Supreme Court rejects SC's appeal to stop giving Medicaid funds to Planned Parenthood abortion clinics

A general view of the U.S. Supreme Court building in Washington, November 15, 2016. | Reuters/Carlos Barria

The U.S. Supreme Court on Tuesday rejected an appeal from South Carolina lawmakers to end taxpayer funding of Planned Parenthood abortion clinics through Medicaid reimbursements. 

The case of Baker, Dir., SC Dept. of Health v. Planned Parenthood was one of many appeals denied a writ of certiorari by the high court earlier this week. Eighty-six state lawmakers had signed a brief asking the court to take up the case.

The battle between South Carolina’s Department of Health and Human Services and Planned Parenthood South Atlantic dates back to 2018 when Gov. Henry McMaster issued an executive order directing the state’s Department of Health and Human Services to deem abortion clinics “enrolled in the Medicaid program as unqualified to provide family planning services.”

McMaster’s 2018 executive order expanded on a 2017 executive order, where he directed the DHHS to “pursue all available methods and to take all necessary actions to exclude abortion providers from receiving taxpayer funds for any purpose.”

A lawsuit against the state, filed by Planned Parenthood South Atlantic and one of its patients, soon followed McMaster’s 2018 executive order. “The executive order has forced PPSAT (Planned Parenthood South Atlantic) to stop providing basic preventative health services to the Medicaid patients who rely on us each year for family planning and other preventative health care,” Planned Parenthood South Atlantic CEO Jenny Black said in a statement arguing against the defunding of two abortion clinics. 

The 4th Circuit Court of Appeals sided with Planned Parenthood, ruling that the state could not stop Medicaid recipients from using their coverage to seek services at Planned Parenthood abortion clinics.

In its decision, the appellate court argued that the free-choice-of-provider provision in the Medicaid Act requires states to “furnish Medicaid recipients the right to choose among providers ‘qualified to perform the service or services required’” and therefore “bars states from excluding providers for reasons unrelated to professional competency.”

South Carolina officials had hoped that the Supreme Court would reverse the 4th Circuit’s injunction.

Helene Krasnoff, vice president of public policy litigation at Planned Parenthood Federation of America, praised the Supreme Court’s decision, claiming that it reinforces the fact that “blocking people with low incomes from choosing the provider they know and trust is unlawful.” Brian Symmes, a McMaster spokesman, vowed to “continue to appeal the decision on the merits to the appellate court and beyond, if necessary.”

Because the Supreme Court refused to hear South Carolina’s appeal, the case will likely go back to the 4th Circuit. An injunction from federal judge Mary Lewis preventing McMaster from withholding Medicaid money from the state’s Planned Parenthood clinics remains.
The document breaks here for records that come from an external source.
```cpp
template <bool WIDE>
FT8_DEV void osd_flip_table(OsdLds& L, int lane, const uint32_t* ix, const OsdBasis& b, int nflip, OsdClock& ot) {
    const int nflipA = WIDE ? OSD_FLIPS_A : nflip;
    const bool has2 = lane < 46;
    const int ord0 = (int)ix[0], ord1 = (int)ix[1], ord2 = has2 ? (int)ix[2] : 0;
    const bool in0 = (b.acc0 >> lane) & 1ull, in1 = (b.acc1 >> lane) & 1ull, in2 = (b.acc2 >> lane) & 1ull;
    const int n0 = __popcll(b.acc0), n1 = __popcll(b.acc1);
    const int kk0 = __builtin_amdgcn_mbcnt_hi((uint32_t)(b.acc0 >> 32), __builtin_amdgcn_mbcnt_lo((uint32_t)b.acc0, 0));
    const int kk1 = n0 + __builtin_amdgcn_mbcnt_hi((uint32_t)(b.acc1 >> 32), __builtin_amdgcn_mbcnt_lo((uint32_t)b.acc1, 0));
    const int kk2 = n0 + n1 + __builtin_amdgcn_mbcnt_hi((uint32_t)(b.acc2 >> 32), __builtin_amdgcn_mbcnt_lo((uint32_t)b.acc2, 0));
    int* fri = L.frow();
#define OSD_ROWIDX(X0, X1, X2) ((X0) ? __builtin_ctz(X0) : (X1) ? 32 + __builtin_ctz(X1) : 64 + __builtin_ctz((X2) | 0x80000000u))
    { const int i = 90 - kk0; if (in0 && i >= 0 && i < nflip) fri[i] = OSD_ROWIDX(b.x00, b.x01, b.x02); }
    { const int i = 90 - kk1; if (in1 && i >= 0 && i < nflip) fri[i] = OSD_ROWIDX(b.x10, b.x11, b.x12); }
    { const int i = 90 - kk2; if (in2 && i >= 0 && i < nflip) fri[i] = OSD_ROWIDX(b.x20, b.x21, b.x22); }
#undef OSD_ROWIDX
    if (lane < 3) L.hmw[lane] = 0u;
    __syncthreads();
    {
        const uint32_t h0 = ((in0 && b.hs0) ? b.x00 : 0u) | ((in1 && b.hs1) ? b.x10 : 0u) | ((in2 && b.hs2) ? b.x20 : 0u);
        const uint32_t h1 = ((in0 && b.hs0) ? b.x01 : 0u) | ((in1 && b.hs1) ? b.x11 : 0u) | ((in2 && b.hs2) ? b.x21 : 0u);
        const uint32_t h2 = ((in0 && b.hs0) ? b.x02 : 0u) | ((in1 && b.hs1) ? b.x12 : 0u) | ((in2 && b.hs2) ? b.x22 : 0u);
        if (h0) atomicOr(&L.hmw[0], h0);
        if (h1) atomicOr(&L.hmw[1], h1);
        if (h2) atomicOr(&L.hmw[2], h2);
    }
    __syncthreads();
    const uint32_t hm0 = L.hmw[0], hm1 = L.hmw[1], hm2 = L.hmw[2];
    OT(4);
    uint32_t f0l = 0, f1l = 0, f2l = 0;
    uint32_t f0h = (uint32_t)((__popc(b.x00 & hm0) + __popc(b.x01 & hm1) + __popc(b.x02 & hm2)) & 1) << 31,
             f1h = (uint32_t)((__popc(b.x10 & hm0) + __popc(b.x11 & hm1) + __popc(b.x12 & hm2)) & 1) << 31,
             f2h = (uint32_t)((__popc(b.x20 & hm0) + __popc(b.x21 & hm1) + __popc(b.x22 & hm2)) & 1) << 31;
#define OSD_FBIT(XA, XB, XC, FA, FB, FC, SH) { FA |= __builtin_amdgcn_ubfe(XA, bp, 1u) << (SH); FB |= __builtin_amdgcn_ubfe(XB, bp, 1u) << (SH); \
                                               FC |= __builtin_amdgcn_ubfe(XC, bp, 1u) << (SH); }
#define OSD_FLIPS(LO, HI, FA, FB, FC, SUB)                                                                                         \
    for (int i = (LO); i < (HI); i++) {                                                                                            \
        const int r = __builtin_amdgcn_readfirstlane(fri[i]);                                                                      \
        const uint32_t bp = (uint32_t)r & 31u, sh = (uint32_t)(i - (SUB));                                                         \
        if (r < 32) OSD_FBIT(b.x00, b.x10, b.x20, FA, FB, FC, sh)                                                                  \
        else if (r < 64) OSD_FBIT(b.x01, b.x11, b.x21, FA, FB, FC, sh)                                                             \
        else OSD_FBIT(b.x02, b.x12, b.x22, FA, FB, FC, sh)                                                                         \
    }
    OSD_FLIPS(0, nflipA < 32 ? nflipA : 32, f0l, f1l, f2l, 0)
    OSD_FLIPS(32, nflipA, f0h, f1h, f2h, 32)
    L.ftab[ord0] = ((uint64_t)f0h << 32) | f0l; L.ftab[ord1] = ((uint64_t)f1h << 32) | f1l; if (has2) L.ftab[ord2] = ((uint64_t)f2h << 32) | f2l;
    if (WIDE) {
        uint32_t* ftabB = L.ftabB();
        uint32_t g0 = 0, g1 = 0, g2 = 0;
        OSD_FLIPS(OSD_FLIPS_A, nflip, g0, g1, g2, OSD_FLIPS_A)
        ftabB[ord0] = g0; ftabB[ord1] = g1; if (has2) ftabB[ord2] = g2;
    }
#undef OSD_FLIPS
#undef OSD_FBIT
    __syncthreads();
}

template <class Bit> FT8_DEV unsigned osd_syndrome_of(Bit bit) {
    uint32_t ra = 0, rb = 0, rc = 0;
#pragma unroll 8
    for (int v = 0; v < 32; v++) { ra |= bit(v) << v; rb |= bit(32 + v) << v; rc |= bit(64 + (v < 27 ? v : 0)) << v; }
    rc &= (1u << 27) - 1;
    unsigned sy = 0;
#pragma unroll
    for (int k = 0; k < 14; k++)
        sy |= (unsigned)((__popc(ra & d_SYNM[k][0]) + __popc(rb & d_SYNM[k][1]) + __popc(rc & d_SYNM[k][2])) & 1) << k;
    return sy;
}
template <bool WIDE>
FT8_DEV void osd_syndromes(OsdLds& L, int lane, int nflip) {
    const int nflipA = WIDE ? OSD_FLIPS_A : nflip;
    const int bitsel = (lane < nflipA) ? lane : 63;
    const uint32_t* fh = reinterpret_cast<const uint32_t*>(L.ftab) + (bitsel >= 32 ? 1 : 0);
    const unsigned sy = osd_syndrome_of([&](int v) { return __builtin_amdgcn_ubfe(fh[2 * v], (uint32_t)bitsel & 31u, 1u); });
    if (lane < nflipA) L.fsyn[lane] = (uint16_t)sy;
    if (lane == 63) L.fsyn[OSD_MAXFLIP + 1] = (uint16_t)sy;
    if (lane == 0) L.fsyn[OSD_MAXFLIP] = 0;
    if (WIDE) {
        const uint32_t* ftabB = L.ftabB();
        const unsigned syB = osd_syndrome_of([&](int v) { return (ftabB[v] >> (lane & 31)) & 1u; });
        if (OSD_FLIPS_A + lane < nflip) L.fsyn[OSD_FLIPS_A + lane] = (uint16_t)syB;
    }
    __syncthreads();
}

template <bool WIDE, bool EXT, bool AP7>
FT8_DEV Att osd_trials(OsdLds& L, int lane, const OsdInput& in, const OsdHard& hard, const OsdArgs& a) {
    const bool has2 = lane < 46;
    const uint32_t* ftabB = L.ftabB();
    const unsigned syn_c = L.fsyn[OSD_MAXFLIP + 1];
    const uint64_t M1 = (1ull << 27) - 1, M2 = (1ull << 46) - 1;
    Att res; memset(&res, 0, sizeof(res)); res.n_its = -1;
    const int slot = in.slot, ipass = AP7 ? 7 : (slot < 5) ? 5 : 6;
    for (int base = 0; base < a.ntr; base += 64) {
        const int t = base + lane;
        bool hit = false; int i = OSD_MAXFLIP, j = OSD_MAXFLIP, q = OSD_MAXFLIP;
        if (t < a.ntr) {
            const uint32_t e = a.trials[t];
            i = e & 0xFF; j = (e >> 8) & 0xFF; q = (e >> 16) & 0xFF;
            if (i == OSD_NONE) i = OSD_MAXFLIP;
            if (j == OSD_NONE) j = OSD_MAXFLIP;
            if (q == OSD_NONE) q = OSD_MAXFLIP;
            hit = (syn_c ^ L.fsyn[i] ^ L.fsyn[j] ^ L.fsyn[q]) == 0;
        }
        uint64_t hits = __ballot(hit);
        if (!hits) continue;
        bool done = false;
        while (hits && !done) {
            const int hl = __builtin_ctzll(hits);
            hits &= hits - 1;
            const int hi_ = __shfl(i, hl), hj = __shfl(j, hl), hq = __shfl(q, hl);
            const uint64_t msk = (1ull << 63) | ((hi_ < OSD_FLIPS_A) ? (1ull << hi_) : 0ull) | ((hj < OSD_FLIPS_A) ? (1ull << hj) : 0ull) |
                                 ((hq < OSD_FLIPS_A) ? (1ull << hq) : 0ull);
            uint32_t mskB = 0;
            if (WIDE) mskB = ((hi_ >= OSD_FLIPS_A && hi_ < OSD_MAXFLIP) ? (1u << (hi_ - OSD_FLIPS_A)) : 0u) |
                             ((hj >= OSD_FLIPS_A && hj < OSD_MAXFLIP) ? (1u << (hj - OSD_FLIPS_A)) : 0u) |
                             ((hq >= OSD_FLIPS_A && hq < OSD_MAXFLIP) ? (1u << (hq - OSD_FLIPS_A)) : 0u);
            const int l2 = 128 + (has2 ? lane : 0);
            const int pb0 = WIDE ? __popc(ftabB[lane] & mskB) : 0, pb1 = WIDE ? __popc(ftabB[64 + lane] & mskB) : 0, pb2 = WIDE ? __popc(ftabB[l2] & mskB) : 0;
            const uint64_t w0 = __ballot((__popcll(L.ftab[lane] & msk) + pb0) & 1), w1 = __ballot((__popcll(L.ftab[64 + lane] & msk) + pb1) & 1),
                           w2 = __ballot(has2 && ((__popcll(L.ftab[l2] & msk) + pb2) & 1));
            const int hd = __popcll(w0 ^ hard.w0) + __popcll(w1 ^ hard.w1) + __popcll((w2 ^ hard.w2) & M2);
            if (a.max_hd > 0 && hd > a.max_hd) continue;
            uint64_t lo = 0, hi = 0;
            const int r = ft8_crc_check<EXT>(w0, w1 & M1, &lo, &hi, a.mt, true);
            const int t = base + hl;
            if (r && lane == 0) log_event(a.ev, a.evcount, (int)(in.vec / 10) >> a.sh, (int)(in.vec / 10) & ((1 << a.sh) - 1), ipass, AP7 ? 2 * slot + 1 : slot, t, lo, hi, r == 2);
            if (r == 2) {
                res.ok = 1; res.lo = lo; res.hi = hi; res.n_its = (int16_t)t;
                if constexpr (AP7) res.ok = hd <= a.apc->max_hd;
                res.method = (AP7 || slot < 5) ? FT8RX_M_OSD : FT8RX_M_LDPC_B_OSD;
                res.pad[0] = (uint8_t)hd;
                done = true;
            }
        }
        if (done) break;
    }
    return res;
}

template <bool WIDE, bool NANV, bool EXT = false, bool AP7 = false>
FT8_DEV void osd_attempt(int lane, int mode, int bid, const OsdArgs& a) {
    __shared__ OsdLds L;
    OsdClock ot;
    const OsdInput in = osd_load<AP7>(L, lane, mode, bid, a);
    if (!in.go) return;
    uint32_t ix[3];
    if (!osd_order<NANV>(L, lane, bid, a.nanlist, ix, ot)) return;
    OT(1);
    const OsdHard hard = osd_hard(in.hsrc, lane);
    const OsdBasis basis = osd_eliminate(L, lane, ix, ot);
    OT(3);
    osd_flip_table<WIDE>(L, lane, ix, basis, a.nflip, ot);
    OT(5);
    osd_syndromes<WIDE>(L, lane, a.nflip);
    OT(6);
    const Att res = osd_trials<WIDE, EXT, AP7>(L, lane, in, hard, a);
    OT(7);
    if (lane == 0) a.attO[in.vec] = res;
    OT_FLUSH;
}

#ifndef OSD_ATTR
#define OSD_ATTR __attribute__((amdgpu_waves_per_eu(8, 8)))
#endif
template <bool WIDE, bool NANV, bool EXT, bool AP7, class Id>
FT8_DEV void osd_blocks(int n, int mode, const OsdArgs& a, Id id) {
#pragma unroll 1
    for (int item = blockIdx.x; item < n; item += gridDim.x) {
        int lane = threadIdx.x;
        asm volatile("" : "+v"(lane));
        osd_attempt<WIDE, NANV, EXT, AP7>(lane, mode, id(item), a);
        __syncthreads();
    }
}
#define OSD_PARAMS int mode, const float* __restrict__ llr_in, const float* __restrict__ saved, const Att* __restrict__ attB,       \
                   ft8rx_record* __restrict__ rec, const int32_t* __restrict__ ncand, Att* __restrict__ attO, ft8rx_event* ev,      \
                   int32_t* evcount, const uint32_t* __restrict__ trials, int ntr, int nflip, int max_hd, int sh
#define OSD_KERNEL(NAME, NAN_NAME, WIDE, EXT, MT_PARAM, MT)                                                                          \
__global__ __launch_bounds__(64) OSD_ATTR void NAME(OSD_PARAMS, WorkList work, WorkList nanlist MT_PARAM) {                         \
    const OsdArgs a = {llr_in, saved, attB, rec, ncand, attO, ev, evcount, trials, ntr, nflip, max_hd, sh, nanlist, MT, nullptr};   \
    osd_blocks<WIDE, false, EXT, false>(mode == 2 ? (int)gridDim.x : *work.count * 10, mode, a,                                     \
                                        [&](int item) { return mode == 2 ? item : work.items[item / 10] * 10 + item % 10; });       \
}                                                                                                                                   \
__global__ __launch_bounds__(64) void NAN_NAME(OSD_PARAMS, WorkList nanlist MT_PARAM) {                                             \
    const OsdArgs a = {llr_in, saved, attB, rec, ncand, attO, ev, evcount, trials, ntr, nflip, max_hd, sh, nanlist, MT, nullptr};   \
    osd_blocks<WIDE, true, EXT, false>(*nanlist.count, mode, a, [&](int item) { return nanlist.items[item]; });                     \
}
#define OSD_MT_PARAM , unsigned mt
OSD_KERNEL(k_osd, k_osd_nan, false, false, , 0u)
OSD_KERNEL(k_osd_wide, k_osd_nan_wide, true, false, , 0u)
OSD_KERNEL(k_osd_ext, k_osd_nan_ext, false, true, OSD_MT_PARAM, mt)
OSD_KERNEL(k_osd_wide_ext, k_osd_nan_wide_ext, true, true, OSD_MT_PARAM, mt)
#undef OSD_KERNEL
#undef OSD_PARAMS
#undef OSD_MT_PARAM
#define OSD_NAN_GRID 512

#endif
```

Measured before the change: 88430.

## Share OSD elimination across AP end-variant slots 2-4 in one block

Slots 2, 3 and 4 differ only in the AP end pattern on bits 58-76. They now share one ordering, elimination and flip table, and the block runs the trials for all three variants in sequence. Each extra variant gets its own hard-decision mask, folded into the flip table as extra columns (bits 62 and 61 of the high word), so OSD_FLIPS_A drops from 62 to 61. The grid shrinks from 10 to 8 items per candidate, and LDS per block grows somewhat. The risk is that the shared reliability ordering differs from what each variant would have computed on its own AP-modified LLRs, and that the bits freed for variants reduce flip capacity.

```diff
diff --git a/pyft8_amd/csrc/kernels/common.hpp b/pyft8_amd/csrc/kernels/common.hpp
--- a/pyft8_amd/csrc/kernels/common.hpp
+++ b/pyft8_amd/csrc/kernels/common.hpp
@@ -39,9 +39,10 @@
 
 #ifndef FT8RX_ILP_UNIT
 __device__ __constant__ int8_t d_AP_CQ[29]   = {0,0,0,0,0, 0,0,0,0,0, 0,0,0,0,0, 0,0,0,0,0, 0,0,0,0,0, 0,1,0,0};
-__device__ __constant__ int8_t d_AP_END[3][19] = {{0,1, 1,1,1,1,1, 0,0,1,1,1, 0,1,0,1,0, 0,1},
-                                                  {0,1, 1,1,1,1,1, 0,1,0,0,1, 0,1,0,0,0, 0,1},
-                                                  {0,1, 1,1,1,1,1, 0,1,0,0,1, 0,0,1,0,0, 0,1}};
+#define FT8_AP_END_ROWS {0,1, 1,1,1,1,1, 0,0,1,1,1, 0,1,0,1,0, 0,1}, \
+                        {0,1, 1,1,1,1,1, 0,1,0,0,1, 0,1,0,0,0, 0,1}, \
+                        {0,1, 1,1,1,1,1, 0,1,0,0,1, 0,0,1,0,0, 0,1}
+__device__ __constant__ int8_t d_AP_END[3][19] = {FT8_AP_END_ROWS};
 __device__ uint8_t  d_CHK_N[83];
 __device__ int16_t  d_CHK_V[83][7];
 __device__ uint8_t  d_EDGE_V[522];
diff --git a/pyft8_amd/csrc/kernels/osd.hpp b/pyft8_amd/csrc/kernels/osd.hpp
--- a/pyft8_amd/csrc/kernels/osd.hpp
+++ b/pyft8_amd/csrc/kernels/osd.hpp
@@ -6,10 +6,12 @@
 struct OsdClock { unsigned long long prev = __builtin_readcyclecounter(); };
 #define OT(i) do { const unsigned long long ot_now = __builtin_readcyclecounter(); if (lane == 0) g_osd_t[blockIdx.x & 32767][i] += ot_now - ot.prev; ot.prev = __builtin_readcyclecounter(); } while (0)
 #define OT_FLUSH do { if (lane == 0) g_osd_t[blockIdx.x & 32767][9] += 1ull; } while (0)
+#define OT_ATTEMPT do { if (lane == 0) g_osd_t[blockIdx.x & 32767][8] += 1ull; } while (0)
 #else
 struct OsdClock {};
 #define OT(i) do { } while (0)
 #define OT_FLUSH do { } while (0)
+#define OT_ATTEMPT do { } while (0)
 #endif
 template <int M> FT8_DEV uint32_t osd_px(uint32_t v, int lane) {
     if (M == 1) return (uint32_t)__builtin_amdgcn_update_dpp(0, (int)v, 0xB1, 0xf, 0xf, false);
@@ -136,7 +138,8 @@
 __device__ uint8_t d_NANPERM[192];
 
 #define OSD_MAXFLIP 91
-#define OSD_FLIPS_A 62
+#define OSD_FLIPS_A 61
+#define OSD_NVAR 3
 #define OSD_MAXTRIALS 16384
 #define OSD_NONE 0xFFu
 
@@ -152,19 +155,29 @@
     float llr[176];
     uint64_t work[256];
     uint64_t ftab[192];
-    uint32_t hmw[3];
-    uint16_t fsyn[OSD_MAXFLIP + 2];
+    uint32_t hmw[OSD_NVAR][3];
+    uint16_t fsyn[OSD_MAXFLIP + 1 + OSD_NVAR];
     FT8_DEV int* ordl() { return reinterpret_cast<int*>(work); }
     FT8_DEV int* posrow() { return reinterpret_cast<int*>(work); }
     FT8_DEV uint32_t* ftabB() { return reinterpret_cast<uint32_t*>(work); }
     FT8_DEV int* frow() { return reinterpret_cast<int*>(work) + 192; }
 };
-static_assert(176 + 3 * 20 <= 512 && 192 + OSD_MAXFLIP <= 512 && sizeof(OsdLds) <= 4496, "the overlays fit the 512 words of work[]; 4.5 KB per block");
-
-struct OsdInput { bool go; int slot; size_t vec; const float* hsrc; };
-template <bool AP7>
+static_assert(176 + 3 * 20 <= 512 && 192 + OSD_MAXFLIP <= 512 && sizeof(OsdLds) <= 5120, "the overlays fit the 512 words of work[]; 32 blocks (8 waves per SIMD) in 160 KB");
+
+struct OsdInput { bool go; int slot; size_t vec; const float* hsrc; int nvar; };
+constexpr uint32_t osd_ap_end_row(int v) {
+    constexpr int8_t rows[3][19] = {FT8_AP_END_ROWS};
+    uint32_t w = 0;
+    for (int i = 0; i < 19; i++) w |= (uint32_t)(rows[v][i] != 0) << i;
+    return w;
+}
+FT8_DEV uint32_t osd_ap_end_word(int v) {
+    constexpr uint32_t w1 = osd_ap_end_row(1), w2 = osd_ap_end_row(2);
+    return v == 1 ? w1 : w2;
+}
+template <bool AP7, bool SHARE>
 FT8_DEV OsdInput osd_load(OsdLds& L, int lane, int mode, int bid, const OsdArgs& a) {
-    OsdInput in = {true, 0, (size_t)bid, L.llr};
+    OsdInput in = {true, 0, (size_t)bid, L.llr, 1};
     if constexpr (AP7) {
         in.slot = bid & 15; const size_t c = (size_t)(bid >> 4);
         in.hsrc = a.llr_in + c * 174;
@@ -185,6 +198,7 @@
         L.llr[lane] = ap_value(apx, lane, v0); L.llr[64 + lane] = ap_value(apx, 64 + lane, v1);
         if (lane < 46) L.llr[128 + lane] = ap_value(apx, 128 + lane, v2);
         in.vec = (size_t)c * 10 + slot;
+        if (SHARE && slot == 2) in.nvar = OSD_NVAR;
     } else {
         for (int i = lane; i < 174; i += 64) L.llr[i] = a.llr_in[in.vec * 174 + i];
     }
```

The Supreme Court’s refusal to hear the appeal comes less than two weeks after Planned Parenthood and the American Medical Association submitted a petition to the court asking it to overturn the Trump administration’s “Protect Life” rule that prevents abortion providers from receiving Title X funding. The Title X program was established 50 years ago to provide low-income or uninsured Americans with “a broad range of family planning and related preventative health services” that does not include abortion.

Two separate Courts of Appeals have reached differing conclusions regarding the constitutionality of the Protect Life rule. The Fourth Circuit Court of Appeals has found the rule invalid while the Ninth Circuit Court of Appeals has allowed the Trump administration to continue enforcing it.

McMaster’s executive order is one of many efforts at the state and federal levels to advance the pro-life cause. Several states, including Tennessee, Mississippi, Georgia, Missouri, Iowa, Arkansas and North Dakota have enacted heartbeat bills, which ban abortion after a fetal heartbeat can be detected, usually around six weeks gestation. In all of the aforementioned states, court rulings have prevented abortion bans from going into effect.

Meanwhile, lawmakers in New Jersey have introduced legislation that would codify the 1973 Supreme Court decision Roe v. Wade into law, guaranteeing that women in the state have the right to access abortion should the Supreme Court overturn the landmark Supreme Court case. Democrat presidential nominee Joe Biden has vowed to codify Roe into law at the federal level should he win the 2020 presidential election.